American historical set in the Badlands during the Dust Bowl:


----------



## Joel Arnold (May 3, 2010)

*The Tenderness of Wolves* by Stef Penney is a good one.


----------



## Thalia the Muse (Jan 20, 2010)

Some cool historical fiction with non-European settings:

The Tale of Murasaki (ancient Japan)
The Old Capital (early 20th-century Japan)
Giants in the Earth (Norwegian pioneers in the upper Midwest)
Angle of Repose (more pioneers)
Kim, Rudyard Kipling (India during the Raj, but seen through the eyes of a boy who has "gone native")


----------



## Varin (May 12, 2009)

Thanks everyone, sorry I didn't clarify.

Anything non european right now is a safe bet.... I've read just a bit too many of those  right now and wasn't having much luck finding any others in the Kindle store...


----------



## Guest (Sep 7, 2010)

The Things They Carried!


----------



## Gordon Ryan (Aug 20, 2010)

catherinedurkinrobinson said:


> Leon Uris is my favorite: The Exodus, The Haj, and (drumroll please) Trinity.
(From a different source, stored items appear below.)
int energy_norms_start(const double* f, const double* t1, const double* t2, const double* Edir, const double* Eex,
                       const double* dt2, int no, int nv, stream_t s) {
    gemm_group_flush();
    hipStream_t st = (hipStream_t)s;
    const int dv = current_device();
    ensure_dot_ws(dv);
    const long total = (long)nv * nv * no * no;
    const int nb = (int)std::max<long>(1, std::min<long>(kDotBlocks, (total + 255) / 256));
    const bool vec = (no % 2 == 0) && !((reinterpret_cast<uintptr_t>(t2) | reinterpret_cast<uintptr_t>(Edir) |
                                          reinterpret_cast<uintptr_t>(Eex) | reinterpret_cast<uintptr_t>(dt2)) & 15);
    const EnergyK k{f, t1, t2, Edir, Eex, dt2, g_dot_ws[dv], total, no, nv};
    const double cost = (dt2 ? 32.0 : 24.0) * (double)total / 4.0e6;
    if (phase_open(st) && phase_small(cost)) {
        PhaseRec& t = phase_push(PK_ENERGY, vec ? 1 : 0, nb, 0, cost, k);
        const long n = no + nv;
        phase_reads(t, {prange(t2, total), prange(Edir, total), prange(Eex, total), prange(dt2, dt2 ? total : 0),
                        prange(t1, t1 ? (long)no * nv : 0), prange(f, (t1 && f) ? n * n : 0)});
        phase_writes(t, {prange(g_dot_ws[dv], 16L * kDotBlocks)});
    } else {
        if (vec) launch_kernel(energy_norms_kernel<2>, dim3(nb), dim3(256), 0, st, k);
        else launch_kernel(energy_norms_kernel<1>, dim3(nb), dim3(256), 0, st, k);
    }
    double* out_pin = nullptr;
    long* flag = nullptr;
    long seq = 0;
    const int ticket = readback_reserve_flagged(dv, &out_pin, &flag, &seq);
    launch_dots_final(DotsFinalK{g_dot_ws[dv], out_pin, flag, nullptr, 0u, seq, nb, 6}, g_dot_ws[dv], st);
    phase_flush();
    return ticket;
}
void energy_norms(const double* f, const double* t1, const double* t2, const double* Edir, const double* Eex,
                  const double* dt2, int no, int nv, double out_host[6], stream_t s) {
    readback_wait_impl(energy_norms_start(f, t1, t2, Edir, Eex, dt2, no, nv, s), out_host, 6);
}
int readback_start(const double* dev_ptr, int n, stream_t s) {
    flush_deferred();
    return readback_start_impl(dev_ptr, n, (hipStream_t)s);
}
void readback_wait(int slot, double* out_host, int n) { readback_wait_impl(slot, out_host, n); }

void exchange_asymmetry(const double* A, const double* B, const int64_t d[4], double out_host[2], stream_t s) {
    hipStream_t st = (hipStream_t)s;
    const int dv = current_device();
    ensure_dot_ws(dv);
    const long total = (long)d[0] * d[1] * d[2] * d[3];
    out_host[0] = out_host[1] = 0.0;
    if (!total) return;
    unsigned long long* out_dev = reinterpret_cast<unsigned long long*>(g_dot_ws[dv] + 16 * kDotBlocks);
    HIP_CHECK(set_async(out_dev, 0, 2 * sizeof(unsigned long long), st));
    const long tr = (d[2] + 63) / 64, ts = (d[3] + 63) / 64, ntiles = d[0] * d[1] * tr * ts;
    const int self = (A == B && d[0] == d[1]) ? 1 : 0;
    const unsigned grid = (unsigned)std::min<long>(ntiles, 256L * 8);
    const bool vec = even(d[2]) && even(d[3]) && aligned16(A) && aligned16(B);
    if (vec)
        launch_kernel(exchange_asym_kernel<true>, dim3(grid), dim3(256), 0, st, A, B, (long)d[0], (long)d[1], (long)d[2],
                           (long)d[3], (int)tr, (int)ts, ntiles, self, out_dev);
    else
        launch_kernel(exchange_asym_kernel<false>, dim3(grid), dim3(256), 0, st, A, B, (long)d[0], (long)d[1], (long)d[2],
                           (long)d[3], (int)tr, (int)ts, ntiles, self, out_dev);
    HIP_CHECK(copy_async(g_dot_host[dv], out_dev, sizeof(double) * 2, hipMemcpyDeviceToHost, st));
    wait_idle(st);
    out_host[0] = g_dot_host[dv][0];
    out_host[1] = g_dot_host[dv][1];
}

void lincomb(double* out, int nx, const double* const* x, const double* c, int64_t n, stream_t s) {
    if (nx < 0 || nx > 8) throw std::runtime_error("lincomb: at most 8 terms");
    if (n <= 0) return;
    LinPtrs p;
    for (int i = 0; i < 8; ++i) { p.x[i] = i < nx ? x[i] : nullptr; p.c[i] = i < nx ? c[i] : 0.0; }
    const LinK k{out, p, (long)n, nx};
    const double cost = 8.0 * (double)(nx + 1) * (double)n / 4.0e6;
    if (phase_open((hipStream_t)s) && phase_small(cost)) {
        PhaseRec& t = phase_push(PK_LINCOMB, 0, grid_for(n), 0, cost, k);
        for (int i = 0; i < nx; ++i) phase_reads(t, {prange(x[i], n)});
        phase_writes(t, {prange(out, n)});
        return;
    }
    launch_kernel(lincomb_kernel, dim3(grid_for(n)), dim3(256), 0, (hipStream_t)s, k);
}

namespace {
template <int MM, int NN>
void gram_tile(const double* const* x, int mm, const double* const* y, int nn, long len, bool vec, int nblk, double* ws,
               double* tile_dev, hipStream_t st) {
    GramPtrs<MM, NN> p;
    for (int i = 0; i < MM; ++i) p.x[i] = x[i < mm ? i : 0];
    for (int j = 0; j < NN; ++j) p.y[j] = y[j < nn ? j : 0];
    if (vec) launch_kernel(gram_stage1_kernel<MM, NN, 2>, dim3(nblk), dim3(256), 0, st, p, len, ws);
    else launch_kernel(gram_stage1_kernel<MM, NN, 1>, dim3(nblk), dim3(256), 0, st, p, len, ws);
    launch_kernel(gram_stage2_kernel, dim3(MM * NN), dim3(256), 0, st, ws, nblk, MM * NN, tile_dev);
}
template <int MM>
void gram_tile_n(const double* const* x, int mm, const double* const* y, int nn, long len, bool vec, int nblk, double* ws,
                 double* tile_dev, hipStream_t st, int& NNout) {
    if (nn <= 1) { NNout = 1; gram_tile<MM, 1>(x, mm, y, nn, len, vec, nblk, ws, tile_dev, st); }
    else if (nn <= 2) { NNout = 2; gram_tile<MM, 2>(x, mm, y, nn, len, vec, nblk, ws, tile_dev, st); }
    else if (nn <= 3) { NNout = 3; gram_tile<MM, 3>(x, mm, y, nn, len, vec, nblk, ws, tile_dev, st); }
    else { NNout = 4; gram_tile<MM, 4>(x, mm, y, nn, len, vec, nblk, ws, tile_dev, st); }
}
template <int MM, int NN>
void lincomb_multi_tile(const double* const* x, int mm, const double* c, int ldc, const double* beta, double* const* y, int nn,
                        long len, bool vec, hipStream_t st) {
    LinMulti<MM, NN> p;
    for (int i = 0; i < MM; ++i) {
        p.x[i] = x[i < mm ? i : 0];
        for (int j = 0; j < NN; ++j) p.c[i][j] = (i < mm && j < nn) ? c[(long)i * ldc + j] : 0.0;
    }
    for (int j = 0; j < NN; ++j) { p.y[j] = y[j < nn ? j : 0]; p.beta[j] = j < nn ? beta[j] : 0.0; }
    const long nvec = vec ? len / 2 : len;
    const int nblk = (int)std::max<long>(1, std::min<long>(8192, (nvec + 255) / 256));
    if (vec) launch_kernel(lincomb_multi_kernel<MM, NN, 2>, dim3(nblk), dim3(256), 0, st, p, nn, len);
// ... 250 lines not shown

void ring_operands(const double* Viabj, const double* Viajb, double* M, double* N1, double a1, double a2, int no, int nv,
                   stream_t s) {
    if (no < 1 || nv < 1) return;
    const size_t lds = sizeof(double) * (size_t)no * 33;
    if (lds > 64 * 1024) throw std::runtime_error("ring_operands: nocc too large for the LDS tile");
    const RingOpK k{Viabj, Viajb, M, N1, a1, a2, no, nv};
    const long ov2 = (long)no * nv * no * nv;
    const double cost = 32.0 * (double)ov2 / 4.0e6;
    if (phase_open((hipStream_t)s) && phase_small(cost)) {
        PhaseRec& t = phase_push(PK_RING_OPERANDS, 0, (long)no * nv, (int)lds, cost, k);
        phase_reads(t, {prange(Viabj, ov2), prange(Viajb, ov2)});
        phase_writes(t, {prange(M, ov2), prange(N1, ov2)});
        return;
    }
    launch_kernel(ring_operands_kernel, dim3((unsigned)((long)no * nv)), dim3(256), lds, (hipStream_t)s, k);
}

Catherine, on another thread on the KB, they were talking about favorite first lines. My favorite of all time comes from Leon Uris and the Trinity series, specifically Redemption. This is because of my heritage and my living experience in foreign countries. The line in question:

_*"If the earth were flat, New Zealand would have fallen off long ago, it's that far from Ireland."*_

If someone has lived in either, or in my case, both of these countries, who could resist buying this book?

Gordon Ryan


----------



## Gordon Ryan (Aug 20, 2010)

askenase13 said:


> I would recommend my favorite book "Tai Pan" by James Clavell. Swashbuckling and intrigue set in 1840's Hong Kong and Macau. Fascinating.


 I read this one too. Interesting premise as the son takes over from the father and is accepted by the other characters as the leader. It's not always so easy to do.

Gordon Ryan


----------



## D. Nathan Hilliard (Jun 5, 2010)

How about Brother Cadfael? These are some great Medievil mysteries.


----------



## Meemo (Oct 27, 2008)

Another thumbs up for The Killer Angels.

Also, if you can handle British without the royalty (or for others who might be interested), there's a wonderful trilogy by R.F. Delderfield available on Kindle, as well as his last book, "To Serve Them All My Days", which was on Masterpiece Theater. I read these back in the 80's but I still remember loving them. It's tempting to revisit them on Kindle....

Swann Family Saga
1. God Is an Englishman (1970)
2. Theirs Was the Kingdom (1971)
3. Give Us This Day (1973)

http://www.amazon.com/s/ref=nb_sb_noss?url=search-alias%3Ddigital-text&field-keywords=delderfield&x=0&y=0


----------



## lorezskyline (Apr 19, 2010)

I'd reccomen Conn Iggulden's series of books on Genghis Khan which are available on Kindle Wolf of the Plains is the 1st in the series.  His Roman series are also excellent.


----------



## CNDudley (May 14, 2010)

Thalia the Muse said:


> Some cool historical fiction with non-European settings:
> 
> The Tale of Murasaki (ancient Japan)
> The Old Capital (early 20th-century Japan)
> ...


I third The Killer Angels and Angle of Repose is one of my all-time favorites.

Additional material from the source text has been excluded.